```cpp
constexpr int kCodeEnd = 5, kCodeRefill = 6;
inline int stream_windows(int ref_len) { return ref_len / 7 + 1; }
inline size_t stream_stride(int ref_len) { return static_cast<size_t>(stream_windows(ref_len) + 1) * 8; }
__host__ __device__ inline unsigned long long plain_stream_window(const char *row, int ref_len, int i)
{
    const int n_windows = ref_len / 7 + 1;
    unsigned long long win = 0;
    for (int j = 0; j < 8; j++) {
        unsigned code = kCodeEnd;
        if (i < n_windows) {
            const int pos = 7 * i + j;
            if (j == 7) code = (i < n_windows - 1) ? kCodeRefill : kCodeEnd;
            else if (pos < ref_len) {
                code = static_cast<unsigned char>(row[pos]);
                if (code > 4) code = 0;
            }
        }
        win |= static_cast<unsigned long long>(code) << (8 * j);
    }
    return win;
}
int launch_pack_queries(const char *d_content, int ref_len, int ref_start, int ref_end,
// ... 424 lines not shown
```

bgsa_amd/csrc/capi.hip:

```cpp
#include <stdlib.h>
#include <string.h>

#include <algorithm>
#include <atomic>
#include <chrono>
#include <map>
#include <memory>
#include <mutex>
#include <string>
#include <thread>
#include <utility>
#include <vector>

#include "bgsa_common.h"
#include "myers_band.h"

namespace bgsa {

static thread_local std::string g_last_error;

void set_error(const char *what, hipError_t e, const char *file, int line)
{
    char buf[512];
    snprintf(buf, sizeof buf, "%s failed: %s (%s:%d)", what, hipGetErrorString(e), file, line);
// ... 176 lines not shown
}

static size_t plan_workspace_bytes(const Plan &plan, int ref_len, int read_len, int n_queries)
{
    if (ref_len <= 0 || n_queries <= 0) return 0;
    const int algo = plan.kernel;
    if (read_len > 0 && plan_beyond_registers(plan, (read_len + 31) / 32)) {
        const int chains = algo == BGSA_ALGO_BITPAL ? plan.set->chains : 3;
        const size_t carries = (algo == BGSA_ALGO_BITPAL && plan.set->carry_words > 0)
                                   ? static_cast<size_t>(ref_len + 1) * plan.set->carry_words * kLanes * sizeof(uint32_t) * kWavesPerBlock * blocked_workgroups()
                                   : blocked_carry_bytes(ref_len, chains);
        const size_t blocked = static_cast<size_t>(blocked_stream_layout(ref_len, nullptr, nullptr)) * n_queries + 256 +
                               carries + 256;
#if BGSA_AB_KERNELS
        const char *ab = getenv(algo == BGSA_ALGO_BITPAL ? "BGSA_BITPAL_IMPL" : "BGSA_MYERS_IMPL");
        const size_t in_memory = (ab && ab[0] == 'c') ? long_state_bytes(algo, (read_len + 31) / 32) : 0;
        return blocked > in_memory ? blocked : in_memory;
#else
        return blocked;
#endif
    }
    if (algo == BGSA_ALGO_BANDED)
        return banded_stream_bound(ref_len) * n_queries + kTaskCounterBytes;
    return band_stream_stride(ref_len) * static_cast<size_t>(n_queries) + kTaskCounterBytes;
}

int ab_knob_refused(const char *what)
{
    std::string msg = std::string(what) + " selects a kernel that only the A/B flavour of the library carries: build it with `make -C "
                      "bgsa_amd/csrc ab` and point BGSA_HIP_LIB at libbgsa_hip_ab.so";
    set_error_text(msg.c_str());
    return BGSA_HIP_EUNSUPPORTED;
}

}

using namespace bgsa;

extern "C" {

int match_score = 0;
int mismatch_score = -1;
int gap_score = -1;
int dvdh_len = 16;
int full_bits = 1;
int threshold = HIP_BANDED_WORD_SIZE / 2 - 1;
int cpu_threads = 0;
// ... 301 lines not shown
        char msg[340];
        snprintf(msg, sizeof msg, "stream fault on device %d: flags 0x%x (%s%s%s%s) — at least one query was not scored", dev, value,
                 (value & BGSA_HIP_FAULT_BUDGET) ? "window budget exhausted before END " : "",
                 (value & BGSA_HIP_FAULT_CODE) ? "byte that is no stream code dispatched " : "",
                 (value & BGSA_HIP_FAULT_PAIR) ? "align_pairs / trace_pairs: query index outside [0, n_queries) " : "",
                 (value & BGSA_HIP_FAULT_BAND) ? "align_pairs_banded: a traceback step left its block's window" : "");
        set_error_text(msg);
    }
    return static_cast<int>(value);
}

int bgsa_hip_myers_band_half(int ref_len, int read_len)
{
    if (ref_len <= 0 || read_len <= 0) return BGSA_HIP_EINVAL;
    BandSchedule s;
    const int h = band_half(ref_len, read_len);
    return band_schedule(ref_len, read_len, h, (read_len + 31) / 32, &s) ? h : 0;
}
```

- - - - -

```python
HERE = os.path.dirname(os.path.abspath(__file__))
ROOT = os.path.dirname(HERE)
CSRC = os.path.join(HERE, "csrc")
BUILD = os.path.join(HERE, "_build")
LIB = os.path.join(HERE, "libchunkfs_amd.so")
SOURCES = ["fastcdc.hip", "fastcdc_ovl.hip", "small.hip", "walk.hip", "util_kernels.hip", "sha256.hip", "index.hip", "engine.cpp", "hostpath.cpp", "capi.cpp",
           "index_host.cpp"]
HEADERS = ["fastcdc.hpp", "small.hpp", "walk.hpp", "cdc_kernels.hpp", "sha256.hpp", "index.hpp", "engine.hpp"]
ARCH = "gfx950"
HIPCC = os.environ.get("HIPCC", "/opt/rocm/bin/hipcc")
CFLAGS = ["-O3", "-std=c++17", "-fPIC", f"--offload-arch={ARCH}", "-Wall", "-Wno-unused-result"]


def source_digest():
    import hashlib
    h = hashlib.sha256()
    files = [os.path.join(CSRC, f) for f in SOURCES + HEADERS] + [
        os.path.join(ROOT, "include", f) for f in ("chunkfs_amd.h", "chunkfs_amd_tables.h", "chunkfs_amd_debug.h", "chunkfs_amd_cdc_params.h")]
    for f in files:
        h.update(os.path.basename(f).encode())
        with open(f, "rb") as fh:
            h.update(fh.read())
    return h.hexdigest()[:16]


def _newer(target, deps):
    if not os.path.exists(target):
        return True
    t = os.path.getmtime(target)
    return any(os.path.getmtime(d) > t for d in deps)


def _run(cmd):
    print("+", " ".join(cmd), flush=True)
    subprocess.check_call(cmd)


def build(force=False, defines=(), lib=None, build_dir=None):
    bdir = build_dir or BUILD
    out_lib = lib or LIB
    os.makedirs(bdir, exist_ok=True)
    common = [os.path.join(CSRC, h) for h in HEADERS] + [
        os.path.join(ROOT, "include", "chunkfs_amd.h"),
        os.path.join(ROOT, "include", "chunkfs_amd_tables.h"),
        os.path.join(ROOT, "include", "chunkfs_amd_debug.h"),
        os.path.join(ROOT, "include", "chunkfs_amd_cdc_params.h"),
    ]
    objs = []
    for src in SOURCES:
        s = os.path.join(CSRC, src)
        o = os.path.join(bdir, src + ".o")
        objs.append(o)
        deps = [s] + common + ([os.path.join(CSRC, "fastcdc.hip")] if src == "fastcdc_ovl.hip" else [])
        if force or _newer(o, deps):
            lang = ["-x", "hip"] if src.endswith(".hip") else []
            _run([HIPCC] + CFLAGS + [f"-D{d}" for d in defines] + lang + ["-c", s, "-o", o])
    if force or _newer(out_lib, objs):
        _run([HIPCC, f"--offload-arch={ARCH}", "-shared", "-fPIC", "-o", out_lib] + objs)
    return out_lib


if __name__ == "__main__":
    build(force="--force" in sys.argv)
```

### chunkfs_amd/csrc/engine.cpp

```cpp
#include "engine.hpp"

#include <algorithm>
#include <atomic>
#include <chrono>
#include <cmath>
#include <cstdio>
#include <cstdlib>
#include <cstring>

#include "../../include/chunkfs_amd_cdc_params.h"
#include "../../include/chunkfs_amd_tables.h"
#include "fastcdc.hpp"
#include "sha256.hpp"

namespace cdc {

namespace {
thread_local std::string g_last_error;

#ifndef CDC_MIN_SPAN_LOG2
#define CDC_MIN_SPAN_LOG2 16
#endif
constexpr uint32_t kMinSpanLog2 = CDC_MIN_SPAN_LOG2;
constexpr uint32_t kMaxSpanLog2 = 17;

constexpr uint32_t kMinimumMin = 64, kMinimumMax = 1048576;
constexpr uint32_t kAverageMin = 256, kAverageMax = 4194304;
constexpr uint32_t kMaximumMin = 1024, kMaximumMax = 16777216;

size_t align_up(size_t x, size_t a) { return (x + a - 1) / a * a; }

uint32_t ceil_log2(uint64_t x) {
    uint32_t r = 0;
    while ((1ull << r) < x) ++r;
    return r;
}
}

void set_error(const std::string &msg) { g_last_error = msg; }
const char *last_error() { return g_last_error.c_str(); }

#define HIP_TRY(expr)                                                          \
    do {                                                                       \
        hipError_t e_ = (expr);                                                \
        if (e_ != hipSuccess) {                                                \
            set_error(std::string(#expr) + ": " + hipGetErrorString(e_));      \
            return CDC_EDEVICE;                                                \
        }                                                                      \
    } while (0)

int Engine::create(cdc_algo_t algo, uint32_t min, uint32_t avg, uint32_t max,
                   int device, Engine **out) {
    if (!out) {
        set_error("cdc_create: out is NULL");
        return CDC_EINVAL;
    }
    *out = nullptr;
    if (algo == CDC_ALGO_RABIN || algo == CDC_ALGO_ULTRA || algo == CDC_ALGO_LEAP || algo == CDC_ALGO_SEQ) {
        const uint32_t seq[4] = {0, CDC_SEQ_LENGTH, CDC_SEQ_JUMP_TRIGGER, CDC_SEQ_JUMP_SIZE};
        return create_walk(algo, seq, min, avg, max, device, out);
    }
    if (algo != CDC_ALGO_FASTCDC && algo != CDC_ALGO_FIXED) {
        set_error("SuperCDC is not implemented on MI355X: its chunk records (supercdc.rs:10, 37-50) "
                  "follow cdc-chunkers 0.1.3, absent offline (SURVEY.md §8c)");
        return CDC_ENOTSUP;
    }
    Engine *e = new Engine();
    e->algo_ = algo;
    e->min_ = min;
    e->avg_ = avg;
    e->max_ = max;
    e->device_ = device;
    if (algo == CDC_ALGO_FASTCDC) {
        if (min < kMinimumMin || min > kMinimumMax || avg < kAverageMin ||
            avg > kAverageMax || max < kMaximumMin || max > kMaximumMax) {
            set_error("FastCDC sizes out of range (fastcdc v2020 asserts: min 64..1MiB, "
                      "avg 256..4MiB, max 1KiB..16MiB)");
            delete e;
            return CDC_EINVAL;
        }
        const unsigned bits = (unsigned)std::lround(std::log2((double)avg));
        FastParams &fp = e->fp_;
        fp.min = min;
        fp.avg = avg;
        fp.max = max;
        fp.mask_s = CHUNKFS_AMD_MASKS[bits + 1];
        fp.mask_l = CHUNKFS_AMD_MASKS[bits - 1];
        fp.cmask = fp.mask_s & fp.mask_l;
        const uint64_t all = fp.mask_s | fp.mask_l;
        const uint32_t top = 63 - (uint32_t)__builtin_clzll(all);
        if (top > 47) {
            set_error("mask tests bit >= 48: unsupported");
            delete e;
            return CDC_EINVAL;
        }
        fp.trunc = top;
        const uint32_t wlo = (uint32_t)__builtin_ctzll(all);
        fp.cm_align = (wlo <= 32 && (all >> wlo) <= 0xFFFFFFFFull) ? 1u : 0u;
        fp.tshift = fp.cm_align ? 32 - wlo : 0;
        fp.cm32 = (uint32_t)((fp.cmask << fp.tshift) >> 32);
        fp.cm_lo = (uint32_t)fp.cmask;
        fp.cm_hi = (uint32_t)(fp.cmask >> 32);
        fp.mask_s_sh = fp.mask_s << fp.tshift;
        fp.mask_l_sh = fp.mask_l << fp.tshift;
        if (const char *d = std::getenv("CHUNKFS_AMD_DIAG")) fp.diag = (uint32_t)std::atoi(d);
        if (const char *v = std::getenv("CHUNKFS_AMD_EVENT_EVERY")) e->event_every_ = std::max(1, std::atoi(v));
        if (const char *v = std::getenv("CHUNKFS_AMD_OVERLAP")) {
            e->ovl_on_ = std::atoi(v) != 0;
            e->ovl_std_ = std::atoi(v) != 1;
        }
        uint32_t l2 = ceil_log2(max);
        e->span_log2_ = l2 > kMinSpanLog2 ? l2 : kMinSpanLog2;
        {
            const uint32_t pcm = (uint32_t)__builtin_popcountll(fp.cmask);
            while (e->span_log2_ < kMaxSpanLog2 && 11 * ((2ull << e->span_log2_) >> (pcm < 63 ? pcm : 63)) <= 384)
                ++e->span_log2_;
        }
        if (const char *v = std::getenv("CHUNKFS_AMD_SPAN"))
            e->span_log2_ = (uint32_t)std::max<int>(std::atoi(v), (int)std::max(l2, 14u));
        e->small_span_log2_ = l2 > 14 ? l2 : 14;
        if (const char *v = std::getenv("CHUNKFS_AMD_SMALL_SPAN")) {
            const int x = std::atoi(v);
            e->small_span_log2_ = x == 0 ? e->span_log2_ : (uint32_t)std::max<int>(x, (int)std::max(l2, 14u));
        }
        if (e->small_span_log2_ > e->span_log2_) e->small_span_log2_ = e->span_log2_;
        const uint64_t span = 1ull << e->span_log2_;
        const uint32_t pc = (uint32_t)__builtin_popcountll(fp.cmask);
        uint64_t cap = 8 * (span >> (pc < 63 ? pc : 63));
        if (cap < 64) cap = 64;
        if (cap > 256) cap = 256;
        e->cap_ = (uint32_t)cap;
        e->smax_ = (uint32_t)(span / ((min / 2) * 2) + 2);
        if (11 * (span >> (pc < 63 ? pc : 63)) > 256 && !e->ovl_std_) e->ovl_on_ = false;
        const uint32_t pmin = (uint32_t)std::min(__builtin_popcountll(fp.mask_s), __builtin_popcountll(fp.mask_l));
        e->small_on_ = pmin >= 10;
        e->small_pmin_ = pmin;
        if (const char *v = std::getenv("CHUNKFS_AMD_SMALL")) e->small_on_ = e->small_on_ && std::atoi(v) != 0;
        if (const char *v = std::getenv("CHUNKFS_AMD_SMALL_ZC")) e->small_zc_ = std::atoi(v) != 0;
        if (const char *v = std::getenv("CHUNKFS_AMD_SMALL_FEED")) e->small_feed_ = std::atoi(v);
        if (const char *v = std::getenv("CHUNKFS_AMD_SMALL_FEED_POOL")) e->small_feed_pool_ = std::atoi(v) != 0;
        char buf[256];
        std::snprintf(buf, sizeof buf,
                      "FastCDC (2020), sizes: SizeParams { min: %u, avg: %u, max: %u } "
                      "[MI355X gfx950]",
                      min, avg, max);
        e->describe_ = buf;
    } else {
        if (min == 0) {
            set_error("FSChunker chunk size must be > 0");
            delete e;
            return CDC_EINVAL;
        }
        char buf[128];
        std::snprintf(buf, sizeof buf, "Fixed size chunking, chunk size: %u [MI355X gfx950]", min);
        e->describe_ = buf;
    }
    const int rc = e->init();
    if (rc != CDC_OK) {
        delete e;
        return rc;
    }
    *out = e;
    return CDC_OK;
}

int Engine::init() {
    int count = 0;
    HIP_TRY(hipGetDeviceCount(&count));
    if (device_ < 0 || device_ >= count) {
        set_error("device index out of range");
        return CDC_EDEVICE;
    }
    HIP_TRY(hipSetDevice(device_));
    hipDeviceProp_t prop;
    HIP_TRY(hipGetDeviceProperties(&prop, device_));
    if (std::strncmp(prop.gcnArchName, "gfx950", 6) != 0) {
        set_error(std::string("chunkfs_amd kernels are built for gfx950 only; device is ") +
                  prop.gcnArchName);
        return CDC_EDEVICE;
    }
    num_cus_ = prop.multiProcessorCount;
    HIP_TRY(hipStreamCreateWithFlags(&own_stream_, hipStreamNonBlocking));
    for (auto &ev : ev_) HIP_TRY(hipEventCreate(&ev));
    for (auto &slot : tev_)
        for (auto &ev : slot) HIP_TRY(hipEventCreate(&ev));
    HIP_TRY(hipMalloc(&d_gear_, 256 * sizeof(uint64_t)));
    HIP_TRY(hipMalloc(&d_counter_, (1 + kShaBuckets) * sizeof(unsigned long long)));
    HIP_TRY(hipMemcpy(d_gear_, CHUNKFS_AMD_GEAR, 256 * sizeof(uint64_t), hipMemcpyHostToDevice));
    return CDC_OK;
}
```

- - - - -

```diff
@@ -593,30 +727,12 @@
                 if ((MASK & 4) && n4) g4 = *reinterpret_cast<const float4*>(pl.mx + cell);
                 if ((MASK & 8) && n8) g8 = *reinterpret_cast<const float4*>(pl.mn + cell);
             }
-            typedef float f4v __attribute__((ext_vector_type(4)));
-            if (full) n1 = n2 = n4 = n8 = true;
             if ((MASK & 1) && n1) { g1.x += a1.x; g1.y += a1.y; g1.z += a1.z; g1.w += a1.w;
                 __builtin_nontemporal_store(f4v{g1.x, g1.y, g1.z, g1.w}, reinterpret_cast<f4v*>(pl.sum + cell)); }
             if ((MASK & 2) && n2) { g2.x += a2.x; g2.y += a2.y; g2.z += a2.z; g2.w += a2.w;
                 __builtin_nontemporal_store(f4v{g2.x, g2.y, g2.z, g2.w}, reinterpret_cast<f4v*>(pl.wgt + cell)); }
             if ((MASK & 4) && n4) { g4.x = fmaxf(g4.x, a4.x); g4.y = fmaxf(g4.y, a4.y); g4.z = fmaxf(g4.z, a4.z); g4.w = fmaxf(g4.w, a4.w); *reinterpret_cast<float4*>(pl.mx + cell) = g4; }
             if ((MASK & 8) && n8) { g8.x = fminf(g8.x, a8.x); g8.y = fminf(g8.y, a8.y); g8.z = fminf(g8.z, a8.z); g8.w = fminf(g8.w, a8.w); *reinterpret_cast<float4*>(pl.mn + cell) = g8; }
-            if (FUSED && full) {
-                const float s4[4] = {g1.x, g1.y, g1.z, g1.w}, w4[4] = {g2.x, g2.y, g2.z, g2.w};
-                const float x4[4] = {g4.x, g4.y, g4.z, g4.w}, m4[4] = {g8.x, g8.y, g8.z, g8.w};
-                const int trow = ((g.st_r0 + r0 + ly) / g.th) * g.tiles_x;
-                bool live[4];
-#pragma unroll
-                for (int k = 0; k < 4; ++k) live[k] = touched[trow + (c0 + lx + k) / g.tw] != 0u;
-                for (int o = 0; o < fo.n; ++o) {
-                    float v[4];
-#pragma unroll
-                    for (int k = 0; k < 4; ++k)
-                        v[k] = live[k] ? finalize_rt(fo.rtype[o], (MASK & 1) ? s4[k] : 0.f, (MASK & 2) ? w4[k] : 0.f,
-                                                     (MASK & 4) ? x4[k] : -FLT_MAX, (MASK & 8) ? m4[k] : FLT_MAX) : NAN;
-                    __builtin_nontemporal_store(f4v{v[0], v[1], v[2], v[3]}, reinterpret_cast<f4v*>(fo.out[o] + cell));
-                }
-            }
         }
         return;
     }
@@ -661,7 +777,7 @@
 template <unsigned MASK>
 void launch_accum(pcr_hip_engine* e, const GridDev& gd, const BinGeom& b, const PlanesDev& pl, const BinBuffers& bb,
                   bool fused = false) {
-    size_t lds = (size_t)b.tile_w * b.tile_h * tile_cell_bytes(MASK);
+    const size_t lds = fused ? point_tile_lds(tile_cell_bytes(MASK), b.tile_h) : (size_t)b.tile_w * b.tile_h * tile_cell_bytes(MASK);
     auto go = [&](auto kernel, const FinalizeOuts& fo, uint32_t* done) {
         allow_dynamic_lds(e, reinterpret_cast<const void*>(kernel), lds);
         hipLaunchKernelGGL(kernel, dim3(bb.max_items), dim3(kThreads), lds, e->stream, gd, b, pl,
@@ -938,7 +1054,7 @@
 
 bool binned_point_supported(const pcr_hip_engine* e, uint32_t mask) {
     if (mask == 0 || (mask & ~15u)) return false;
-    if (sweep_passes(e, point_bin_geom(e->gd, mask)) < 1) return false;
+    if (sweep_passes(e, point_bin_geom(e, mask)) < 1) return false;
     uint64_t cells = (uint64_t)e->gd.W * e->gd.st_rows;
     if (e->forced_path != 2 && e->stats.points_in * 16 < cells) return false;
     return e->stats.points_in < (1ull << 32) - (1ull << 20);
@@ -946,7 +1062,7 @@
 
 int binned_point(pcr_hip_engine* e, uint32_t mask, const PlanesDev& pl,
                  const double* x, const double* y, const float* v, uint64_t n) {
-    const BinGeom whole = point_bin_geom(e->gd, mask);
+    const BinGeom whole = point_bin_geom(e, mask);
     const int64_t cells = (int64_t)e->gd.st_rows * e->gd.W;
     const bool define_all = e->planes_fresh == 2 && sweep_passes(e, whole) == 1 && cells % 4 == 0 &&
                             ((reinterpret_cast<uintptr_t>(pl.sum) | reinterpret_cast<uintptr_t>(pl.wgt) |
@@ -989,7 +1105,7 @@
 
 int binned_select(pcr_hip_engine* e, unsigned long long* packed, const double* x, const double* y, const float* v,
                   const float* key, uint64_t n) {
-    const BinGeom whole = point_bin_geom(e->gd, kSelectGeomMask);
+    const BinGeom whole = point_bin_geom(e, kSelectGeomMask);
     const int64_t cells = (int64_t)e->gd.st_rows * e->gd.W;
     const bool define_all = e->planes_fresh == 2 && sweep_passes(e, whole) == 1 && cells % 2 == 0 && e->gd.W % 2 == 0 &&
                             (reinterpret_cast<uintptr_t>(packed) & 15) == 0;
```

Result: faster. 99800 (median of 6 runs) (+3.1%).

- - - - -

*Activity*: Keep only the lines of the listing that contain the word "shown", and copy them.

*Output of the exercise*:
// ... 424 lines not shown
// ... 176 lines not shown
// ... 301 lines not shown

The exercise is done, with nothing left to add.